Innocent Baptist Christian Remains Imprisoned in Uzbekistan
A Special Report by ICC
03/21/2013 Washington D.C. (International Christian Concern) – Two years after an Uzbek Baptist Christian was sentenced to 10 years in prison for drug trafficking, which his church says is a false charge, Uzbekistan shows no signs of relenting on its ongoing persecution of Christians.
In March 2010, Tohar Haydarov was sentenced to 10 years in prison for selling large quantities of narcotics or psychotropic substances. Seven weeks earlier, he was arrested, interrogated for hours and pressured to recant his faith. But he stayed true to his convictions. The police then told him they had found a matchbox in his pocket, containing drugs. He was arrested and then sentenced in a swift judicial move, which has left the Church confused and frustrated.
The Baptist Church insists that the charges were completely fabricated, stating that he is “a man with a pure conscience and an honest Christian.” Mushfig Bayram, writing for Forum 18 News, says: “An initial appeal against the sentence was rejected in April, despite numerous violations of legal procedure in the original trial.” Even his neighbors, convinced of his innocence, gave written statements to the authorities to defend his case.
But none of the objections prevailed, and Haydarov was sentenced to prison as a drug trafficker, where he has now served two years of his sentence. In April 2012, a judge stood by the court’s ruling, saying: “The court correctly stated the criminal act of Tohar Haydarov, and the punishment was given in proportion to the act, taking into account the public danger of the act.”
Neither the Church nor the international community is convinced by the legality of the trial or by the length of the sentence. As Corey Bailey, ICC’s Regional Manager for Central Asia said, “The circumstances surrounding Haydarov’s arrest and subsequent 10-year sentence are suspect at best and a typical form of Christian persecution for the region. We call for Tohar’s immediate release.”
The Church in Uzbekistan believes that Haydarov’s arrest, imprisonment and sentencing were a punishment for his Christian faith and retaliation to the fact that the Council of Baptist Churches, of which he was a new member, refuses to seek state registration for its religious activity.
After his trial, according to Forum 18 News, Haydarov was moved to a labor camp near Qarshi, 250 miles from his hometown, where fellow Baptists have been able to visit him twice. Each time, they were given 40 minutes to talk over the phone through a glass wall. Around twenty such phone conversations were going on at the same time, and they had to shout to hear each other. They reported that his health was normal and he is hoping for justice to prevail.
Prison authorities recently showed Haydarov some of the many letters sent to him since his imprisonment, but he is not allowed to read them, because “there are too many citations from the Bible in them,” The Voice of the Martyrs says.
Not an Isolated Case
Uzbekistan has already sentenced several people to prison for religious reasons. A Pentecostal pastor, Dmitry Shestakov, is serving a sentence of four years in prison for “illegal religious activities.” For the same reason, three people from Jehovah’s Witnesses – Abdubannob Ahmedov, Sergei Ivanov and Olim Turaev – have been sentenced to between three and a half and four years in prison.

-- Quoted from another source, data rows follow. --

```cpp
void NwState::open() {
  try {
    int prio_least = 0, prio_greatest = 0;
    RVN_HIP(hipDeviceGetStreamPriorityRange(&prio_least, &prio_greatest));
    for (int b = 0; b < 8; ++b) {
      hipStream_t& st2 = b < 5 ? streams[b] : side[b - 5];
      if (b >= 3 && prio_greatest != prio_least) RVN_HIP(hipStreamCreateWithPriority(&st2, hipStreamNonBlocking, prio_greatest));
      else RVN_HIP(hipStreamCreateWithFlags(&st2, hipStreamNonBlocking));
    }
    for (hipEvent_t& x : ev) RVN_HIP(hipEventCreateWithFlags(&x, hipEventDisableTiming));
    for (hipEvent_t& x : side_ev) RVN_HIP(hipEventCreateWithFlags(&x, hipEventDisableTiming));
  } catch (...) {
    close();
    throw;
  }
}
void NwState::close() {
  auto drop = [](auto& all, auto destroy) {
    for (auto& x : all) {
      if (x) (void)destroy(x);
      x = nullptr;
    }
  };
  drop(ev, hipEventDestroy);
  drop(streams, hipStreamDestroy);
  drop(side_ev, hipEventDestroy);
  drop(side, hipStreamDestroy);
}

namespace {

using clk = std::chrono::steady_clock;
double since(clk::time_point t) { return std::chrono::duration<double, std::milli>(clk::now() - t).count(); }

struct WalkGuard {
  Engine& e;
  ~WalkGuard() {
    if (!std::uncaught_exceptions()) return;
    for (hipStream_t st2 : e.nw.streams)
      if (st2) (void)hipStreamSynchronize(st2);
    for (hipStream_t st2 : e.nw.side)
      if (st2) (void)hipStreamSynchronize(st2);
    (void)hipStreamSynchronize(e.stream);
  }
};

u64 nw_budget(Engine& e) {
  size_t free_b = 0, total_b = 0;
  RVN_HIP(hipMemGetInfo(&free_b, &total_b));
  u64 held = 0;
  for (const NwState::Set& set : e.nw.sets) held += set.hs.cap + set.ck.cap;
  u64 budget = std::min<u64>((static_cast<u64>(free_b) + devpool::free_total()) / 4 + held, 64ULL << 30);
  if (e.opt.nw_budget_mb > 0) budget = static_cast<u64>(e.opt.nw_budget_mb) << 20;
  return std::max<u64>(budget, 64ULL << 20);
}

struct NwRun {
  Engine& e;
  const ReadsDev& T;
  const ReadsDev& Rd;
  std::vector<NwJob>& jobs;
  const u32 w;
  NwWindowRec* const d_recs;
  NwPathSlots* const path;
  NwStats& st;
  std::vector<u32>* const distances;
  const hipStream_t s;
  const u32 nj;
  const u64 budget;
  const u32 stripe_lanes;
  const bool trace_lds;
  const int group_walk;
  const bool one_stream, dbg_sync;
  const NwDevArrays dev;
  bool side_pending[3] = {false, false, false};
  bool set_used[4] = {false, false, false, false};
  struct Queued {
    std::vector<u32> order;
    NwPassDev dev;
    bool sweep_only;
    std::vector<u32> res, status;
  };
  std::vector<Queued> queued;
  std::vector<u8> early;
  std::vector<u32> h_result, h_status;
  std::vector<double> rates;
  std::vector<NwObs> obs;
  double h_plan = 0, h_order = 0, h_up = 0, h_res = 0;

  NwRun(Engine& e_, const ReadsDev& T_, const ReadsDev& Rd_, std::vector<NwJob>& jobs_, u32 w_, NwWindowRec* d_recs_, NwPathSlots* path_,
        NwStats& st_, std::vector<u32>* distances_)
      : e(e_), T(T_), Rd(Rd_), jobs(jobs_), w(w_), d_recs(d_recs_), path(path_), st(st_), distances(distances_), s(e_.stream),
        nj(static_cast<u32>(jobs_.size())), budget(nw_budget(e_)),
        stripe_lanes(e_.opt.nw_stripe_lanes > 0 && e_.opt.nw_stripe_lanes < 64 ? static_cast<u32>(e_.opt.nw_stripe_lanes) : 64u),
        trace_lds(!(knob("RVN_NW_TRACE_MEM") && std::atoi(knob("RVN_NW_TRACE_MEM")) == 1)),
        group_walk(static_cast<int>(e_.opt.nw_group_walk)), one_stream(knob("RVN_NW_ONE_STREAM") != nullptr),
        dbg_sync(knob("RVN_NW_DEBUG") && std::atoi(knob("RVN_NW_DEBUG")) >= 2), dev(arrays(e_, nj)), h_result(nj), h_status(nj) {
    rates.reserve(nj);
  }
  static NwDevArrays arrays(Engine& e, u32 nj) {
    const NwDevLayout at = nw_dev_layout(nj);
    NwJob* d_jobs = e.nw.jobs.get<NwJob>(at.n_jobs);
    return nw_dev_arrays(at, d_jobs, e.nw.res.get<u32>(at.n_words));
  }

  bool plan(NwJob& J, u64 k) const { return nw_plan(J, k, stripe_lanes, budget); }

  void join_side() {
    for (int x = 0; x < 3; ++x) {
      if (side_pending[x]) RVN_HIP(hipStreamWaitEvent(s, e.nw.side_ev[x], 0));
      side_pending[x] = false;
    }
  }

  struct ChunkDev {
    const NwPassDev& dev;
    int b;
    u32* hs;
    NwPm* ck;
    u64* d_strip;
    u32* d_slots;
  };

  template <class Out, class... Tail>
  void launch_walk_kernel(void (*kernel)(const NwJob*, const u32*, u32, const u64*, const u64*, const u32*, const NwPm*, const u32*, u32*, u32,
                                         Out*, Tail...),
                          u32 per_block, const ChunkDev& c, Out* d_out, hipStream_t wst, const u32* idx_w, u32 n_w, Tail... tail) {
    RVN_KLAUNCH_ON(kKNwTraceback, wst, (kernel<<<(n_w + per_block - 1) / per_block, 64, 0, wst>>>(
                                           c.dev.jobs, idx_w, n_w, T.packed.as<u64>(), Rd.packed.as<u64>(), c.hs, c.ck, c.dev.res,
                                           c.dev.status, w, d_out, tail...)));
  }
  template <class Out>
  void launch_walk_to(Out* d_out, const ChunkDev& c, hipStream_t wst, const u32* idx_w, u32 n_w) {
    if (group_walk == 2 || (group_walk != 1 && n_w <= kNwGroupWalkMaxJobs)) {
      launch_walk_kernel<Out>(nw_trace_group_kernel<kNwGroupLanes, Out>, 64 / kNwGroupLanes, c, d_out, wst, idx_w, n_w);
    } else if (trace_lds && (group_walk == 3 || (group_walk != 1 && n_w > 64u * 4u * 256u))) {
      launch_walk_kernel<Out, u64*>(nw_trace_kernel<true, kNwLaneStripCols, Out>, 64, c, d_out, wst, idx_w, n_w, nullptr);
    } else if (trace_lds) {
      launch_walk_kernel<Out, u64*>(nw_trace_kernel<true, kNwCkSteps, Out>, 64, c, d_out, wst, idx_w, n_w, nullptr);
    } else {
      launch_walk_kernel<Out, u64*>(nw_trace_kernel<false, kNwCkSteps, Out>, 64, c, d_out, wst, idx_w, n_w,
                                    c.d_strip + static_cast<size_t>(c.b) * ((e.nw.strip.cap / 32) & ~size_t(63)));
    }
  }
  void launch_walk(const ChunkDev& c, hipStream_t wst, const u32* idx_w, u32 n_w) {
    if (path) launch_walk_to(c.d_slots, c, wst, idx_w, n_w);
    else launch_walk_to(d_recs, c, wst, idx_w, n_w);
  }

  template <u32 X>
  void launch_variant(const ChunkDev& c, const NwChunk& C, const u32* idx_c, const bool* side) {
    constexpr int R = static_cast<int>(kNwVariants[X].R), G = static_cast<int>(kNwVariants[X].G);
    const u32 n = nw_count_of(C, X);
    launch_sweep<R, G>(e, side[X] ? e.nw.side[X % 3] : s, c.dev.jobs, idx_c + C.coff[X], n, T, Rd, c.hs, c.ck, c.dev.res, c.dev.status,
                       side[X] ? dev.side_next + X : dev.next);
    if (dbg_sync && n) {
      RVN_HIP(hipStreamSynchronize(s));
      std::fprintf(stderr, "[raven_hip] nw: sweep R=%d G=%d done, %u jobs\n", R, G, n);
    }
  }
  template <u32 X = kLevels - 1>
  void launch_variants(const ChunkDev& c, const NwChunk& C, const u32* idx_c, const bool* side) {
    launch_variant<X>(c, C, idx_c, side);
    if constexpr (X > 0) launch_variants<X - 1>(c, C, idx_c, side);
  }

  void enqueue(const std::vector<u32>& todo, bool sweep_only, NwLayout layout, const NwPassDev& pd, hipStream_t up, std::vector<u32>* left) {
    if (todo.empty()) return;
    auto t_h = clk::now();
    std::vector<u32> order = nw_order(jobs, todo);
    const NwChunks cut = nw_chunks(order, jobs, budget, layout, path && !sweep_only, left);
    const std::vector<NwChunk>& chunks = cut.chunks;
    st.band_cells += cut.band_cells;
    st.store_bytes = std::max<u64>(st.store_bytes, cut.store_bytes);
    for (int b = 0; b < 4; ++b) {
      const NwSetNeed need = nw_set_need(chunks, layout, b);
      if (!need.used) continue;
      (void)e.nw.sets[b].hs.get<u32>(need.hs_w + 4 * 64 * 8 + 16);
      (void)e.nw.sets[b].ck.get<NwPm>(need.ck_e + 16);
    }
    u64* d_strip = nullptr;
    if (!trace_lds) {
      size_t mc = 0;
      for (const NwChunk& C : chunks) mc = std::max(mc, C.c1 - C.c0);
      d_strip = e.nw.strip.get<u64>(static_cast<size_t>((mc + 63) / 64) * 2 * kNwStripCols * 64 * 4 + 64);
    }
    u32* d_slots = nullptr;
    if (path && !sweep_only) {
      path->blocks.emplace_back(new DevBuf());
      d_slots = path->blocks.back()->get<u32>(cut.slot_w + 16);
      for (u32 i : order) path->slot_end[i] = reinterpret_cast<u64>(d_slots + jobs[i].bp_off + nw_slot_words(jobs[i].k) - 1);
    }
    h_order += since(t_h);
    t_h = clk::now();
    if (pd.compact) {
      std::vector<NwJob> hj(order.size());
      std::vector<u32> iota(order.size());
      for (size_t x = 0; x < order.size(); ++x) {
        hj[x] = jobs[order[x]];
        iota[x] = static_cast<u32>(x);
      }
      RVN_HIP(hipMemcpyAsync(pd.jobs, hj.data(), hj.size() * sizeof(NwJob), hipMemcpyHostToDevice, up));
      RVN_HIP(hipMemcpyAsync(pd.idx, iota.data(), iota.size() * 4, hipMemcpyHostToDevice, up));
      RVN_HIP(rvn_stream_sync(up));
    } else {
      RVN_HIP(hipMemcpyAsync(pd.jobs, jobs.data(), static_cast<size_t>(nj) * sizeof(NwJob), hipMemcpyHostToDevice, up));
      RVN_HIP(hipMemcpyAsync(pd.idx, order.data(), order.size() * 4, hipMemcpyHostToDevice, up));
      RVN_HIP(rvn_stream_sync(up));
    }
    h_up += since(t_h);
    for (size_t ci = 0; ci < chunks.size(); ++ci) {
      const NwChunk& C = chunks[ci];
      const int b = nw_set_of(ci, layout);
      const ChunkDev c{pd, b, e.nw.sets[b].hs.as<u32>(), e.nw.sets[b].ck.as<NwPm>(), d_strip, d_slots};
      const u32* idx_c = pd.idx + C.c0;
      const u32 cn = static_cast<u32>(C.c1 - C.c0);
      if (set_used[b]) RVN_HIP(hipStreamWaitEvent(s, e.nw.ev[b], 0));
      hipStream_t ts = one_stream ? s : e.nw.streams[b];
      bool side[kLevels] = {};
      bool side_used[3] = {false, false, false};
      {
        u32 n_levels = 0;
        for (u32 x = 0; x < kLevels; ++x) n_levels += nw_count_of(C, x) ? 1u : 0u;
        if (n_levels >= 2 && !one_stream && !dbg_sync)
          for (u32 x = 0; x < kLevels; ++x) {
            const u32 per_wave = 64 / kNwVariants[x].G;
            const u32 bundles = (nw_count_of(C, x) + per_wave - 1) / per_wave;
            side[x] = nw_count_of(C, x) && bundles <= kSideSweepMaxWaves;
            if (side[x]) side_used[x % 3] = true;
          }
        if (side_used[0] || side_used[1] || side_used[2]) {
          RVN_HIP(hipEventRecord(e.nw.side_ev[3], s));
          for (int y = 0; y < 3; ++y)
            if (side_used[y]) RVN_HIP(hipStreamWaitEvent(e.nw.side[y], e.nw.side_ev[3], 0));
        }
      }
      if (const u32 n_str = nw_count_of(C, kStriped)) {
        const u32* idx_s = idx_c + C.coff[kStriped];
        std::vector<u32> n_stripes(n_str);
        for (u32 x = 0; x < n_str; ++x) n_stripes[x] = static_cast<u32>(nw_geo_job(jobs[order[C.c0 + C.coff[kStriped] + x]]).n_stripes);
        for (u32 stp = 0;; ++stp) {
          u32 n_st = 0;
          while (n_st < n_str && n_stripes[n_st] > stp) ++n_st;
          if (n_st == 0) break;
          launch_sweep<static_cast<int>(kNwStripedVariant.R), static_cast<int>(kNwStripedVariant.G), true>(
              e, s, pd.jobs, idx_s, n_st, T, Rd, c.hs, c.ck, pd.res, pd.status, dev.next, static_cast<int>(stp));
          if (dbg_sync) {
            RVN_HIP(hipStreamSynchronize(s));
            std::fprintf(stderr, "[raven_hip] nw: stripe %u done, %u jobs\n", stp, n_st);
          }
        }
      }
      launch_variants(c, C, idx_c, side);
      for (int y = 0; y < 3; ++y)
        if (side_used[y]) {
          RVN_HIP(hipEventRecord(e.nw.side_ev[y], e.nw.side[y]));
          side_pending[y] = true;
        }
      ++st.n_batches;
      if (sweep_only) continue;
      if (!one_stream) {
        RVN_HIP(hipEventRecord(e.nw.ev[4], s));
        RVN_HIP(hipStreamWaitEvent(ts, e.nw.ev[4], 0));
        for (int y = 0; y < 3; ++y)
          if (side_used[y]) RVN_HIP(hipStreamWaitEvent(ts, e.nw.side_ev[y], 0));
      }
      launch_walk(c, ts, idx_c, cn);
      if (!one_stream) {
        RVN_HIP(hipEventRecord(e.nw.ev[b], ts));
        set_used[b] = true;
      }
      if (dbg_sync) {
        RVN_HIP(hipStreamSynchronize(ts));
        std::fprintf(stderr, "[raven_hip] nw: trace done, %u jobs\n", cn);
      }
    }
    queued.push_back(Queued{std::move(order), pd, sweep_only, {}, {}});
  }

  void collect(std::vector<u32>& again) {
    again.clear();
    join_side();
    for (int b = 0; b < 4; ++b) {
      if (set_used[b]) RVN_HIP(hipStreamWaitEvent(s, e.nw.ev[b], 0));
      set_used[b] = false;
    }
    for (Queued& q : queued) {
      if (q.dev.compact) {
        q.res.resize(q.order.size());
        q.status.resize(q.order.size());
        RVN_HIP(hipMemcpyAsync(q.res.data(), q.dev.res, q.order.size() * 4, hipMemcpyDeviceToHost, s));
        RVN_HIP(hipMemcpyAsync(q.status.data(), q.dev.status, q.order.size() * 4, hipMemcpyDeviceToHost, s));
      }
    }
    RVN_HIP(hipMemcpyAsync(h_result.data(), dev.all.res, static_cast<size_t>(nj) * 4, hipMemcpyDeviceToHost, s));
    RVN_HIP(hipMemcpyAsync(h_status.data(), dev.all.status, static_cast<size_t>(nj) * 4, hipMemcpyDeviceToHost, s));
    RVN_HIP(rvn_stream_sync(s));
    auto t_h = clk::now();
    for (const Queued& q : queued)
      if (q.dev.compact)
        for (size_t x = 0; x < q.order.size(); ++x) {
          h_result[q.order[x]] = q.res[x];
          h_status[q.order[x]] = q.status[x];
        }
    for (size_t qi = 0; qi < queued.size(); ++qi) {
      const Queued& q = queued[qi];
// ... 562 lines not shown
```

According to Asia News, in September 2009, special representatives of the United Nations accused Tashkent of having tortured two brothers, Nigmat and Sobit Zufarov in prison for practicing their faith, subjecting them to beatings, threats, restrictions and isolation. The report showed several bruises and stated that he was fed by force after six days. Uzbekistan has denied any use of torture.
Haydarov is one among many prisoners of conscience in Uzbekistan, where the authorities feel free to manufacture charges, flout the due legal process and imprison Christians, disregarding the legal, ethical and moral obligations of the state to protect the rights of its own citizens. For incidents of this nature, Uzbekistan was named as one of 14 Countries of Particular Concern (CPC) by the U.S. Commission on International Religious Freedom, emphasizing that the government has systematically and egregiously violated freedom of religion or belief.
Authoritarian nations, like Uzbekistan, are notorious for employing registration laws to restrict and control religious activity in the country. According to these laws, all religious organizations and activity must be authorized by the state. But the laws are often used to provide legal grounds for the persecution of religious minorities, particularly Christians. They are often poorly worded and vulnerable to manipulation, so that even a family gathering to pray before a meal can be interpreted to be an “illegal religious activity.”
As Uzbekistan remains unmoved by its violations of religious freedom, one of the possible responses to its apathy is for its economic partners – particularly the OSCE and the EU – to link their relationships with the country to their human rights record. Neither the moral nor the legal factors seem to motivate the leadership to improve the state of religious freedom in the country. Perhaps economic consequences could prove to be a more effective deterrent against the rampant abuses of civil and religious freedom in Uzbekistan. In the meantime, an innocent man lies in prison for his faith, waiting for justice to be served.